1975 EM TRÁS-OS-MONTES

2015-03-18


  1. – Introdução

Tiago Patrício (n. 1979) vem se afirmando como um dos futuros grandes escritores oriundos de Trás-os-Montes, sucedendo assim a Araújo Correia, Miguel Torga, Ernesto Rodrigues, Rentes de Carvalho e outros. Na poesia, o seu único livro, O Livro das Aves, foi galardoado com o Prémio Daniel Faria 2009 e constitui, nesse ano, para o leitor comum de poesia que somos, uma fascinante novidade temática, abandonando tanto a enfática e bloqueadora poesia urbana niilista pós-moderna quanto a melancolia lírica que habita a actual poesia portuguesa.

Nascido no Funchal mas educado desde cedo em Trás-os-Montes, a figuração literária desta região nordestina não possui já, na obra de Tiago Patrício, o conjunto de imagens medievais (miséria, analfabetismo, rudeza, religiosidade supersticiosa…) que a caracterizaram ao longo do Estado Novo, nem a modernidade plastificada urbana importada pelo progresso económico pós-25 de Abril. Diferentemente, os dois romances do autor sobre Trás-os-Montes situam-se, temporalmente, no cruzamento entre aquelas duas representações sociais e culturais, captando, em retrato estético, o momento em que Trás-os-Montes ainda não perdera a sua ancestralidade ao modo do Abade de Baçal e ainda não ganhara o pechisbeque dourado dos centros comerciais e hipermercados, como se evidencia pelo seu primeiro romance, intitulado justamente Trás-os-Montes (Prémio Literário Revelação Agustina Bessa-Luís, 2011), um retrato da infância e juventude numa região ainda rural embora escrito segundo uma linguagem urbana.

  1. – Estilo

Afirmado como valor individual, à margem de escolas literárias, o primeiro romance de Tiago Patrício ostenta uma linguagem seca, pouco qualificativa, com fortíssima tendência para a depuração da frase (“sugestiva economia de expressão”, diz Vasco Graça Moura enquanto elemento do júri que atribuiu o prémio), apontando para uma narração realista que mais parece descrever do que fabular. Mil Novecentos e Setenta e Cinco, ora publicado, confirma estas qualidades estilísticas, tanto a depuração da frase quanto o realismo como limite da efabulação. Com efeito, neste novo romance, a inventividade e a ficcionalização do real acontecem com frequência, embora, como no primeiro romance, sejam dominadas por uma fixação dominante da representação do real, com hiper-valorização dos tipos sociais, em parte confundidos com as profissões dominantes nas aldeias: a Farmacêutica, a Médica, o Alfaiate, o Coveiro, o Padre… Neste sentido, se no primeiro romance é dado relevo ao pormenor íntimo da vida infantil, sem um processo de metaforização do real, no segundo é dado ao conflito social e político sem atribuição de relevo às ideologias que o fundamentam. Termos como “comunismo”, “socialismo”, “social-democracia”, ou equivalentes como “partido de esquerda ou de direita”, plataformas semânticas de metaforização do real, praticamente não constam do novo romance, evidenciando uma escrita semanticamente terra-a-terra ou, como referimos, seca e depurada. O que, em tempos de dominância da metáfora no romance português, é, de facto, uma virtude de Tiago Patrício, singularizando estilisticamente a sua escrita.

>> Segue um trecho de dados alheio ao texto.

diff --git a/melgan_multi_b200/csrc/mg_res_tc.cu b/melgan_multi_b200/csrc/mg_res_tc.cu
--- a/melgan_multi_b200/csrc/mg_res_tc.cu
+++ b/melgan_multi_b200/csrc/mg_res_tc.cu
@@ -7,9 +7,9 @@
 namespace mg {
 using namespace tc;
 
-template <int C_, int NRB_, int RPW_, int NCP_, int NSTAGE_, bool POST_ = false, bool UPF_ = false, int UPT_ = 0>
+template <int C_, int NRB_, int RPW_, int NCP_, int NSTAGE_, bool POST_ = false, bool UPF_ = false, int UPT_ = 0, int CS_ = 1>
 struct RbCfg {
-    static constexpr int C = C_, NRB = NRB_, RPW = RPW_, NCP = NCP_, NSTAGE = NSTAGE_, UPT = UPT_;
+    static constexpr int C = C_, NRB = NRB_, RPW = RPW_, NCP = NCP_, NSTAGE = NSTAGE_, UPT = UPT_, CS = CS_;
     static constexpr bool POST = POST_;
     static constexpr bool UPF = UPF_;
     static constexpr int P = 64 * NRB;
@@ -20,7 +20,6 @@
     static constexpr int SLACK = 16;
     static constexpr int HALO = 16 + (POST ? 3 : 0);
     static constexpr int HL = HALO + (UPT_ ? 1 : 0);
-    static constexpr int PVALID = P - HALO - HL;
     static constexpr int ROWS = P + 2 * SLACK;
     static constexpr int XPITCH = ROWS * 16;
     static constexpr int KP = C / 8;
@@ -39,7 +38,10 @@
     static_assert(!UPF || (NCP == 1 && NPB <= NWG && 2 * KP * UPITCH <= XBYTES && C * SPITCH * 4 <= 2 * XBYTES),
                   "fused ConvT must fit the X region");
     static_assert(!POST || (C == 32 && NCP == 1), "conv_post fusion is for the 32-channel stage");
-    static constexpr int SMEM_BYTES = 2 * XBYTES + NSTAGE * CHUNK + 2 * C * 4 + 2 * NSTAGE * 8;
+    static constexpr int PVB = CS * P - HALO - HL, XCH = 9;
+    static_assert(CS == 1 || ((CS == 2 || CS == 4) && !POST_ && !UPF_ && UPT_ == 0 && XCH <= SLACK && 2 * XCH <= P),
+                  "clusters are for the plain ResBlock");
+    static constexpr int SMEM_BYTES = 2 * XBYTES + NSTAGE * CHUNK + 2 * C * 4 + (2 * NSTAGE + (CS > 1 ? 2 : 0)) * 8;
     static_assert(SMEM_BYTES + 1024 <= 227 * 1024, "shared memory budget");
     static_assert(XPITCH / 16 < 16384, "LBO field");
     static_assert(NRB % RPW == 0 && C % NCP == 0 && NCW % 32 == 0, "warpgroup split");
@@ -55,20 +57,23 @@
 __global__ void __launch_bounds__(Cfg::NT, 1)
 resblock_tc_kernel(const float *__restrict__ x, float *__restrict__ y, const float *__restrict__ packed, int stage, int L, int nB,
                    int *__restrict__ status, long long *__restrict__ trace) {
-    constexpr int C = Cfg::C, P = Cfg::P, SLACK = Cfg::SLACK, HALO = Cfg::HALO, HL = Cfg::HL, PVS = Cfg::PVALID;
+    constexpr int C = Cfg::C, P = Cfg::P, SLACK = Cfg::SLACK, HALO = Cfg::HALO, HL = Cfg::HL;
     constexpr int XPITCH = Cfg::XPITCH, XBYTES = Cfg::XBYTES, KC = Cfg::KC, CHUNK = Cfg::CHUNK, NSTAGE = Cfg::NSTAGE;
     constexpr int NCONS = Cfg::NCONS, NCP = Cfg::NCP, NCW = Cfg::NCW, RPW = Cfg::RPW, KSL = Cfg::KSL, NA = NCW / 2;
+    constexpr int CS = Cfg::CS, XCH = Cfg::XCH;
     extern __shared__ __align__(1024) uint8_t smem[];
     uint8_t *Xh = smem, *Xl = smem + XBYTES, *ring = smem + 2 * XBYTES;
     float *pend = reinterpret_cast<float *>(ring + NSTAGE * CHUNK);
     float *b1s = pend + C;
     uint64_t *full = reinterpret_cast<uint64_t *>(b1s + C);
     uint64_t *empty = full + NSTAGE;
+    uint64_t *hfull = empty + NSTAGE, *hfree = hfull + 1;
 
     const int tid = threadIdx.x, warp = tid >> 5, lane = tid & 31;
-    const int b = blockIdx.y, stile = blockIdx.x;
-    const int o = stile == 0 ? 0 : (P - HALO) + (stile - 1) * PVS - HL;
-    const int p_lo = stile == 0 ? 0 : HL, p_hi = (o + P >= L) ? P : P - HALO;
+    const int b = blockIdx.y, clus = blockIdx.x / CS, crank = blockIdx.x % CS;
+    const int oc = clus == 0 ? 0 : (CS * P - HALO) + (clus - 1) * Cfg::PVB - HL;
+    const int o = oc + crank * P;
+    const int p_lo = (clus == 0 || crank > 0) ? 0 : HL, p_hi = (crank < CS - 1 || oc + CS * P >= L) ? P : P - HALO;
     const bool interior = (o >= 0 && o + P <= L);
     const int l0 = 5 + 6 * stage;
     const uint8_t *tc_base = reinterpret_cast<const uint8_t *>(packed) + tc_region_start();
@@ -76,7 +81,11 @@
     if (tid == 0) {
         for (int s = 0; s < NSTAGE; ++s) {
             mbar_init(&full[s], 1);
-            mbar_init(&empty[s], Cfg::NWG);
+            mbar_init(&empty[s], Cfg::NWG * CS);
+        }
+        if constexpr (CS > 1) {
+            mbar_init(hfull, 1);
+            mbar_init(hfree, (crank > 0) + (crank < CS - 1));
         }
         fence_mbar_init();
     }
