template <bool kFast>
__global__ void __launch_bounds__(kThreads, kVoxCtasPerSm)
voxelize_kernel(const float* __restrict__ pts, int stride_arg, const int64_t* __restrict__ offsets, int B, GridDev g, int S, WsPtrs ws, int32_t* __restrict__ point_hash, int need_plan, int pdl_from) {
    extern __shared__ __align__(16) unsigned char smem_raw[];
    const int K = g.num_keys;
    const int Kp = ws.key_stride;
    uint16_t* ctot_s = reinterpret_cast<uint16_t*>(smem_raw);
    uint16_t* base_s = ctot_s + Kp;
    uint16_t* need_s = base_s + Kp;
    unsigned* bnd_s = reinterpret_cast<unsigned*>(need_s + Kp);
    uint16_t* cell_s = reinterpret_cast<uint16_t*>(bnd_s + kCrossBatch);
    __shared__ ChunkLoc loc;
    __shared__ int s_ticket, s_last, s_runs[2], s_ncross;
    __shared__ int warp_tot[kWarps];

    const int tid = threadIdx.x, lane = tid & 31;
    const int stride = kFast ? 3 : stride_arg;
    TL(blockIdx.x, 0);
    if (tid == 0) { s_ticket = (int)atomicAdd(ws.sync, 1u); s_ncross = 0; }
    {
        uint4* h4 = reinterpret_cast<uint4*>(ctot_s);
        for (int i = tid; i < Kp / 8; i += kThreads) h4[i] = make_uint4(0, 0, 0, 0);
    }
    __syncthreads();
    const int ticket = s_ticket;
    if (ticket >= pdl_from) asm volatile("griddepcontrol.launch_dependents;" ::: "memory");
    unsigned* flags = ws.sync + 1;
    unsigned* tile_done = flags + ws.max_chunks;
    unsigned* tile_sat = tile_done + B;
    if (tid < 32) {
        locate_chunk(ticket, offsets, B, S, kFast ? (int)((reinterpret_cast<uintptr_t>(pts) >> 2) & 3u) : 0, &loc);
        __syncwarp();
        if (lane == 0 && loc.b >= 0) loc.sat = __ldcg(tile_sat + loc.b);
    }
    if (ticket < B && offsets[ticket + 1] <= offsets[ticket]) write_empty_tile(g, ws, ticket);
    __syncthreads();
    if (loc.b < 0) return;
    TL(blockIdx.x, 1);

    uint8_t* edge = ws.edge + (size_t)loc.b * K;
    const int M = g.M;
    const unsigned sat_word = loc.sat;
    const bool saturated = sat_word != 0u && (int)(0x7fffffffu - sat_word) < loc.c;

    int pk[kIters];
    int hi_key = 0;
    const long long lo = loc.lo, hi = loc.hi;
    const uint32_t ctot_sa = smem_u32(ctot_s);
    const bool interior = kFast && S == kMaxChunkPoints && loc.p0 >= lo && loc.p0 + S <= hi;
    auto load_group = [&](int gi, float (&x)[4], float (&y)[4], float (&z)[4]) {
        const long long p = loc.p0 + 4ll * (kThreads * gi + tid);
        if (kFast && p >= lo && p + 4 <= hi) {
            const float4* q = reinterpret_cast<const float4*>(pts + p * 3);
            const float4 a = __ldg(q), b = __ldg(q + 1), c = __ldg(q + 2);
            x[0] = a.x; y[0] = a.y; z[0] = a.z; x[1] = a.w; y[1] = b.x; z[1] = b.y;
            x[2] = b.z; y[2] = b.w; z[2] = c.x; x[3] = c.y; y[3] = c.z; z[3] = c.w;
        } else {
#pragma unroll
            for (int e = 0; e < 4; ++e) {
                x[e] = y[e] = z[e] = __int_as_float(0x7fc00000);
                if (p + e >= lo && p + e < hi) {
                    const float* q = pts + (p + e) * stride;
                    x[e] = __ldg(q); y[e] = __ldg(q + 1); z[e] = __ldg(q + 2);
                }
            }
        }
    };
    {
        unsigned edge_bits = 0;
        int kmax = -1;
        auto hash_group = [&](int gi, const float (&x)[4], const float (&y)[4], const float (&z)[4]) {
#pragma unroll
            for (int e = 0; e < 4; ++e) {
                bool on_edge;
                int k = point_key<!kFast>(g, x[e], y[e], z[e], on_edge);
                if (!kFast && point_hash) {
                    const long long p = loc.p0 + 4ll * (kThreads * gi + tid) + e;
                    if (p >= lo && p < hi) point_hash[p] = k;
                }
                edge_bits |= on_edge ? (1u << (4 * gi + e)) : 0u;
                kmax = k > kmax ? k : kmax;
                if (saturated && k < g.num_cells) k = -1;
                pk[4 * gi + e] = k;
            }
        };
        if (interior) {
            const float4* q = reinterpret_cast<const float4*>(pts + (loc.p0 + 4ll * tid) * 3);
            float4 v[kGroups][3];
#pragma unroll
            for (int gi = 0; gi < kGroups; ++gi) {
#pragma unroll
                for (int u = 0; u < 3; ++u) v[gi][u] = __ldg(q + (size_t)gi * (kThreads * 3) + u);
            }
#pragma unroll
            for (int gi = 0; gi < kGroups; ++gi) {
                const float4 a = v[gi][0], b = v[gi][1], c = v[gi][2];
                const float x[4] = {a.x, a.w, b.z, c.y}, y[4] = {a.y, b.x, b.w, c.z}, z[4] = {a.z, b.y, c.x, c.w};
                hash_group(gi, x, y, z);
            }
        } else {
#pragma unroll
            for (int gi = 0; gi < kGroups; ++gi) {
                if (4 * kThreads * gi < S) {
                    float x[4], y[4], z[4];
                    load_group(gi, x, y, z);
                    hash_group(gi, x, y, z);
                } else {
#pragma unroll
                    for (int e = 0; e < 4; ++e) pk[4 * gi + e] = -1;
                }
            }
        }
        hi_key |= ((kmax >= g.num_cells) ? 1 : 0) | (edge_bits ? 3 : 0);
        if (edge_bits) {
#pragma unroll
            for (int j = 0; j < kIters; ++j)
                if (((edge_bits >> j) & 1u) && pk[j] >= 0) edge[pk[j]] = 1;
        }
        TL(blockIdx.x, 2);
#pragma unroll
        for (int j = 0; j < kIters; ++j) {
            const int k = pk[j];
            const int act = k >= 0 ? 1 : 0;
            const unsigned old = atoms_add_u16(ctot_sa + 2u * (unsigned)(act ? k : 0), act);
            if (act) pk[j] = k | (int)(old << kKeyBits);
        }
    }
    hi_key = (__syncthreads_or(hi_key & 1) ? 1 : 0) | (__syncthreads_or(hi_key & 2) ? 2 : 0);
    TL(blockIdx.x, 3);
    if (tid < 2) s_runs[tid] = 0;
    const int Kreg = (g.num_cells + 7) / 8 * 8 < Kp ? (g.num_cells + 7) / 8 * 8 : Kp;
    {
        uint4* dst = reinterpret_cast<uint4*>(ws.chunk_hist + (size_t)(loc.gstart + loc.c) * Kp);
        for (int k8 = tid; k8 < Kp / 8; k8 += kThreads) dst[k8] = reinterpret_cast<const uint4*>(ctot_s)[k8];
        __syncthreads();
        if (tid == 0) {
            __threadfence();
            st_release(flags + loc.gstart + loc.c, 1u | ((unsigned)hi_key << 1));
        }
        TL(blockIdx.x, 4);
        int hi_before = 0;
        for (int cc = tid; cc < loc.c; cc += kThreads) {
            unsigned f;
            while ((f = ld_acquire(flags + loc.gstart + cc)) == 0u) {
            }
            hi_before |= (int)(f >> 1);
        }
        hi_key |= (__syncthreads_or(hi_before & 1) ? 1 : 0) | (__syncthreads_or(hi_before & 2) ? 2 : 0);
    }
    TL(blockIdx.x, 5);
    const bool last_chunk = (loc.c == loc.nchunks - 1);
    const int Kuse = (hi_key & 1) ? Kp : Kreg;
    int open_keys = 0;
    int all_full = 1;
    for (int k8 = tid; k8 < Kp / 8; k8 += kThreads) {
        unsigned acc[8] = {0, 0, 0, 0, 0, 0, 0, 0};
        if (k8 * 8 < Kuse && !(saturated && k8 * 8 + 8 <= g.num_cells)) {
            const uint4* src = reinterpret_cast<const uint4*>(ws.chunk_hist + (size_t)loc.gstart * Kp) + k8;
            const size_t row = (size_t)Kp / 8;
            const uint4* rp = src;
            auto add_rows = [&](const uint4 (&v)[8]) {
                uint4 sum = v[0];
#pragma unroll
                for (int u = 1; u < 8; ++u) { sum.x += v[u].x; sum.y += v[u].y; sum.z += v[u].z; sum.w += v[u].w; }
                acc[0] += sum.x & 0xFFFFu; acc[1] += sum.x >> 16; acc[2] += sum.y & 0xFFFFu; acc[3] += sum.y >> 16;
                acc[4] += sum.z & 0xFFFFu; acc[5] += sum.z >> 16; acc[6] += sum.w & 0xFFFFu; acc[7] += sum.w >> 16;
            };
            int c0 = 0;
            for (; c0 + 8 <= loc.c; c0 += 8, rp += 8 * row) {
                uint4 v[8];
#pragma unroll
                for (int u = 0; u < 8; ++u) v[u] = __ldcg(rp + u * row);
                add_rows(v);
            }
            if (c0 < loc.c) {
                uint4 v[8];
#pragma unroll
                for (int u = 0; u < 8; ++u) v[u] = (c0 + u < loc.c) ? __ldcg(rp + u * row) : make_uint4(0, 0, 0, 0);
                add_rows(v);
            }
        }
#pragma unroll
        for (int u = 0; u < 8; ++u) {
            const int k = k8 * 8 + u;
            const unsigned own = ctot_s[k];
            unsigned pre = acc[u];
            if (saturated && k < g.num_cells) pre = (unsigned)M;
            unsigned st = pre < (unsigned)M ? pre : (unsigned)M;
            if (own > 0 && pre < (unsigned)M) {
                open_keys = 1;
                if (pre + own > (unsigned)M) {
                    const unsigned id = (unsigned)atomicAdd(&s_ncross, 1);
                    need_s[id] = (uint16_t)((unsigned)M - pre);
                    st = kCrossFlag | id;
                }
            }
            base_s[k] = (uint16_t)st;
            if (k < g.num_cells && pre + own < (unsigned)M) all_full = 0;
            if (last_chunk) {
                const unsigned tot = pre + own;
                if (k < K) ws.totals[(size_t)loc.b * K + k] = (int)tot;
                ctot_s[k] = (uint16_t)(tot < (unsigned)M ? tot : (unsigned)M);
            }
        }
    }
    open_keys = __syncthreads_or(open_keys);
    all_full = __syncthreads_and(all_full);
    if (all_full && !saturated && !last_chunk && tid == 0) atomicMax(tile_sat + loc.b, 0x7fffffffu - (unsigned)loc.c);
    TL(blockIdx.x, 6);
    if (last_chunk) {
        int direct = 0, hi_ok = 0;
        if (!need_plan && !(hi_key & 2)) {
            int r = 0, h = 0;
            for (int k = tid; k < Kuse && k < K; k += kThreads) {
                const int nz = ctot_s[k] > 0 ? 1 : 0;
                if (k < g.num_cells) r += nz; else h += nz;
            }
            r = __reduce_add_sync(0xffffffffu, r);
            h = __reduce_add_sync(0xffffffffu, h);
            if (lane == 0) { atomicAdd(&s_runs[0], r); atomicAdd(&s_runs[1], h); }
            __syncthreads();
            const int R = s_runs[0], H = s_runs[1];
            hi_ok = (R + H <= g.Vmax) ? 1 : 0;
            direct = (R <= g.Vmax) && (H == 0 || hi_ok || R == g.Vmax);
        }
        if (direct) {
            const int HW = g.ny * g.nx;
            const int top = hi_ok ? g.ext[2] : g.ext[2] - 1;
            for (int cell = tid; cell < HW; cell += kThreads) {
                const int cy = cell / g.nx, cx = cell - cy * g.nx;
                int d = -1;
                if (cx < g.nv[0] && cy < g.nv[1]) {
                    for (int cz = top; cz >= 0; --cz) {
                        const int k = cx + cy * g.stride1 + cz * g.stride2;
                        const int n = (k < Kuse && k < K) ? (int)ctot_s[k] : 0;
                        if (n > 0) { d = k | (n << 16); break; }
                    }
                }
                ws.cell_desc[(size_t)loc.b * HW + cell] = d;
            }
        }
        if (tid == 0) ws.tile_hi[loc.b] = (hi_key & 1) | (direct << 1);
    }
    float4* tile_slots = ws.slots + (size_t)loc.b * K * M;
    unsigned xmask = 0;
    const int w = tid >> 5;
    if (open_keys) {
#pragma unroll
        for (int j = 0; j < kIters; ++j) {
            if (pk[j] >= 0) {
                const unsigned key = (unsigned)pk[j] & kKeyMask;
                const unsigned st = base_s[key];
                if (st & kCrossFlag) xmask |= 1u << j;
                else if (st < (unsigned)M) pk[j] = (int)(key | ((st + ((unsigned)pk[j] >> kKeyBits)) << kKeyBits));
                else pk[j] = -1;
            }
        }
    } else {
#pragma unroll
        for (int j = 0; j < kIters; ++j) pk[j] = -1;
    }
    TL(blockIdx.x, 7);
    const int ncross = s_ncross;
    for (int c0 = 0; c0 < ncross; c0 += kCrossBatch) {
        const int nb = ncross - c0 < kCrossBatch ? ncross - c0 : kCrossBatch;
        {
            uint4* c4 = reinterpret_cast<uint4*>(cell_s);
            for (int i = tid; i < kCells * kCrossBatch / 8; i += kThreads) c4[i] = make_uint4(0, 0, 0, 0);
        }
        __syncthreads();
        const uint32_t cell_sa = smem_u32(cell_s);
        unsigned bmask = 0;
        if (xmask) {
#pragma unroll
            for (int j = 0; j < kIters; ++j) {
                if ((xmask >> j) & 1u) {
                    const unsigned key = (unsigned)pk[j] & kKeyMask;
                    const int id = (int)(base_s[key] & (kCrossFlag - 1u)) - c0;
                    if (id >= 0 && id < nb) {
                        bmask |= 1u << j;
                        const unsigned cell = (unsigned)((j >> 2) * kWarps + w);
                        const unsigned local = atoms_add_u16(cell_sa + 2u * (cell * kCrossBatch + (unsigned)id), 1);
                        pk[j] = (int)(key | (local << kKeyBits));
                    }
                }
            }
        }
        __syncthreads();
        for (int id = tid; id < nb; id += kThreads) {
            const unsigned need = need_s[c0 + id];
            unsigned P = 0, bnd = 0;
            bool found = false;
#pragma unroll 8
            for (int c = 0; c < kCells; ++c) {
                const unsigned v = cell_s[c * kCrossBatch + id];
                cell_s[c * kCrossBatch + id] = (uint16_t)P;
                if (!found && P + v >= need) { found = true; bnd = (unsigned)c | ((need - P) << 8) | (v << 16); }
                P += v;
            }
            bnd_s[id] = bnd;
        }
        __syncthreads();
        if (__any_sync(0xffffffffu, bmask != 0)) {
#pragma unroll
            for (int gi = 0; gi < kGroups; ++gi) {
                const unsigned cell = (unsigned)(gi * kWarps + w);
                unsigned flag = 0;
                int keyv[4];
#pragma unroll
                for (int e = 0; e < 4; ++e) {
                    const int j = 4 * gi + e;
                    keyv[e] = -1;
                    if ((bmask >> j) & 1u) {
                        const unsigned key = (unsigned)pk[j] & kKeyMask, local = (unsigned)pk[j] >> kKeyBits;
                        const int id = (int)(base_s[key] & (kCrossFlag - 1u)) - c0;
                        const unsigned bnd = bnd_s[id], bc = bnd & 0xFFu, rem = (bnd >> 8) & 0xFFu, cnt = bnd >> 16;
                        const unsigned pre = (unsigned)M - need_s[c0 + id];
                        const unsigned P = cell_s[cell * kCrossBatch + (unsigned)id];
                        if (cell < bc || (cell == bc && rem == cnt)) pk[j] = (int)(key | ((pre + P + local) << kKeyBits));
                        else if (cell > bc) pk[j] = -1;
                        else { flag |= 1u << e; keyv[e] = (int)key; }
                    }
                }
                unsigned pending = __ballot_sync(0xffffffffu, flag != 0);
                while (pending) {
                    const int leader = __ffs(pending) - 1;
                    const int mine = (flag & 1u) ? keyv[0] : ((flag & 2u) ? keyv[1] : ((flag & 4u) ? keyv[2] : keyv[3]));
                    const int kk = __shfl_sync(0xffffffffu, mine, leader);
                    unsigned b[4], m = 0;
#pragma unroll
                    for (int e = 0; e < 4; ++e) {
                        const bool hit = ((flag >> e) & 1u) && keyv[e] == kk;
                        m |= hit ? (1u << e) : 0u;
                        b[e] = __ballot_sync(0xffffffffu, hit);
                    }
                    if (m) {
                        const int id = (int)(base_s[kk] & (kCrossFlag - 1u)) - c0;
                        const unsigned rem = (bnd_s[id] >> 8) & 0xFFu;
                        const unsigned pre = (unsigned)M - need_s[c0 + id];
                        const unsigned P = cell_s[cell * kCrossBatch + (unsigned)id];
                        const unsigned lt = (1u << lane) - 1u;
                        unsigned below = (unsigned)(__popc(b[0] & lt) + __popc(b[1] & lt) + __popc(b[2] & lt) + __popc(b[3] & lt));
#pragma unroll
                        for (int e = 0; e < 4; ++e) {
                            if ((m >> e) & 1u) {
                                pk[4 * gi + e] = below < rem ? (int)((unsigned)kk | ((pre + P + below) << kKeyBits)) : -1;
                                ++below;
                            }
                        }
                        flag &= ~m;
                    }
                    pending = __ballot_sync(0xffffffffu, flag != 0);
                }
            }
        }
        xmask &= ~bmask;
        __syncthreads();
    }
    TL(blockIdx.x, 8);
    {
        unsigned live = 0;
#pragma unroll
        for (int j = 0; j < kIters; ++j) live |= (pk[j] >= 0) ? (1u << (j >> 2)) : 0u;
        if (interior) {
            const float4* q = reinterpret_cast<const float4*>(pts + (loc.p0 + 4ll * tid) * 3);
#pragma unroll
            for (int h = 0; h < kGroups; h += 2) {
                float4 v[2][3];
#pragma unroll
                for (int g2 = 0; g2 < 2; ++g2) {
                    if (h + g2 < kGroups && ((live >> (h + g2)) & 1u)) {
#pragma unroll
                        for (int u = 0; u < 3; ++u) v[g2][u] = __ldg(q + (size_t)(h + g2) * (kThreads * 3) + u);
                    }
                }
#pragma unroll
                for (int g2 = 0; g2 < 2; ++g2) {
                    const int gi = (h + g2 < kGroups) ? h + g2 : kGroups - 1;
                    if (h + g2 < kGroups && ((live >> gi) & 1u)) {
                        const float4 a = v[g2][0], b = v[g2][1], c = v[g2][2];
                        const float x[4] = {a.x, a.w, b.z, c.y}, y[4] = {a.y, b.x, b.w, c.z}, z[4] = {a.z, b.y, c.x, c.w};
#pragma unroll
                        for (int e = 0; e < 4; ++e) {
                            const int j = 4 * gi + e;
                            if (pk[j] >= 0) {
                                const int ci = 4 * (kThreads * gi + tid) + e;
                                tile_slots[(size_t)((unsigned)pk[j] & kKeyMask) * M + ((unsigned)pk[j] >> kKeyBits)] =
                                    make_float4(x[e], y[e], z[e], __int_as_float((int)(loc.p0 + ci - lo)));
                            }
                        }
                    }
                }
            }
        } else {
#pragma unroll
            for (int gi = 0; gi < kGroups; ++gi) {
                if ((live >> gi) & 1u) {
                    float x[4], y[4], z[4];
                    load_group(gi, x, y, z);
#pragma unroll
                    for (int e = 0; e < 4; ++e) {
                        const int j = 4 * gi + e;
                        if (pk[j] >= 0) {
                            const int ci = 4 * (kThreads * gi + tid) + e;
                            tile_slots[(size_t)((unsigned)pk[j] & kKeyMask) * M + ((unsigned)pk[j] >> kKeyBits)] =
                                make_float4(x[e], y[e], z[e], __int_as_float((int)(loc.p0 + ci - lo)));
                        }
                    }
                }
            }
        }
    }
    __syncthreads();
    TL(blockIdx.x, 9);
    if (tid == 0) {
        __threadfence();
        s_last = (atomicAdd(tile_done + loc.b, 1u) == (unsigned)(loc.nchunks - 1)) ? 1 : 0;
        __threadfence();
    }
    __syncthreads();
    if (!s_last) return;
    TL(blockIdx.x, 10);
    const int tile_hi = __ldcg(ws.tile_hi + loc.b);
    if (tile_hi & 2) return;
    plan_tile(g, ws, loc.b, (tile_hi & 1) ? K : (g.num_cells < K ? g.num_cells : K), reinterpret_cast<int*>(smem_raw), warp_tot);
    __syncthreads();
    TL(blockIdx.x, 11);
}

Assim, realista tanto no primeiro como no segundo romance, Tiago Patrício faz dos seus textos autênticos documentários do viver transmontano imediatamente posterior ao 25 de Abril de 1974, utilizando pouquíssimos regionalismos, tentando conferir universalidade psicológica e social à história e, sobretudo, às personagens. Deste modo, todos os acontecimentos, mesmo os mais extremados (como assassínios, explosões, incêndios…), são representados com extrema sobriedade, mesmo a própria exploração económica dos trabalhadores ou a violentação das mulheres (as criadas) anteriores ao 25 de Abril.

  1. MIL NOVECENTOS E SETENTA E CINCO

Como um eco literário, Mil Novecentos e Setenta e Cinco concentra todos os acontecimentos políticos e sociais maiores decorridos ao longo deste ano, sobretudo o designado “Verão quente”, numa pequena aldeia de Trás-os-Montes com intriga e personagens locais.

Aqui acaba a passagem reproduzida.